From the records below, return every line containing the word "scale".

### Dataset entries
◆ ◆ ◆ ◆ ◆

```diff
@@ -212,31 +259,7 @@
     __shared__ float red[4 * 8];
     __shared__ float dsh[8];
     const int o = blockIdx.x, b0 = blockIdx.y * BG, b1 = min(B, b0 + BG);
-    {
-        float part[8];
-#pragma unroll
-        for (int k = 0; k < 8; ++k) part[k] = 0.f;
-        for (int i = threadIdx.x; i < C; i += 256) {
-            const float q = wsq[(size_t)o * C + i];
-#pragma unroll
-            for (int k = 0; k < 8; ++k)
-                if (b0 + k < b1) { const float sv = style[(size_t)(b0 + k) * C + i]; part[k] = fmaf(q, sv * sv, part[k]); }
-        }
-#pragma unroll
-        for (int k = 0; k < 8; ++k) {
-            const float v = wave_sum(part[k]);
-            if ((threadIdx.x & 63) == 0) red[(threadIdx.x >> 6) * 8 + k] = v;
-        }
-        __syncthreads();
-        if (threadIdx.x < 8 && b0 + (int)threadIdx.x < b1) {
-            const int k = threadIdx.x;
-            const float tot = red[k] + red[8 + k] + red[16 + k] + red[24 + k];
-            const float dv = rsqrtf(scale * scale * tot + eps);
-            dsh[k] = dv;
-            if (d_out) d_out[(size_t)(b0 + k) * O + o] = dv;
-        }
-        __syncthreads();
-    }
+    demod_row_coefficients(wsq, style, d_out, o, b0, b1, O, C, scale, eps, red, dsh);
     const int cvecs = Ck / VEC;
     const int tstep = 256 / cvecs > 0 ? 256 / cvecs : 1;
     const bool al = (C % 4 == 0) && ((((uintptr_t)base | (uintptr_t)style) & 15u) == 0);
```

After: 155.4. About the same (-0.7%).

◆ ◆ ◆ ◆ ◆

### EXERCISE SOLUTION
-            const float dv = rsqrtf(scale * scale * tot + eps);
+    demod_row_coefficients(wsq, style, d_out, o, b0, b1, O, C, scale, eps, red, dsh);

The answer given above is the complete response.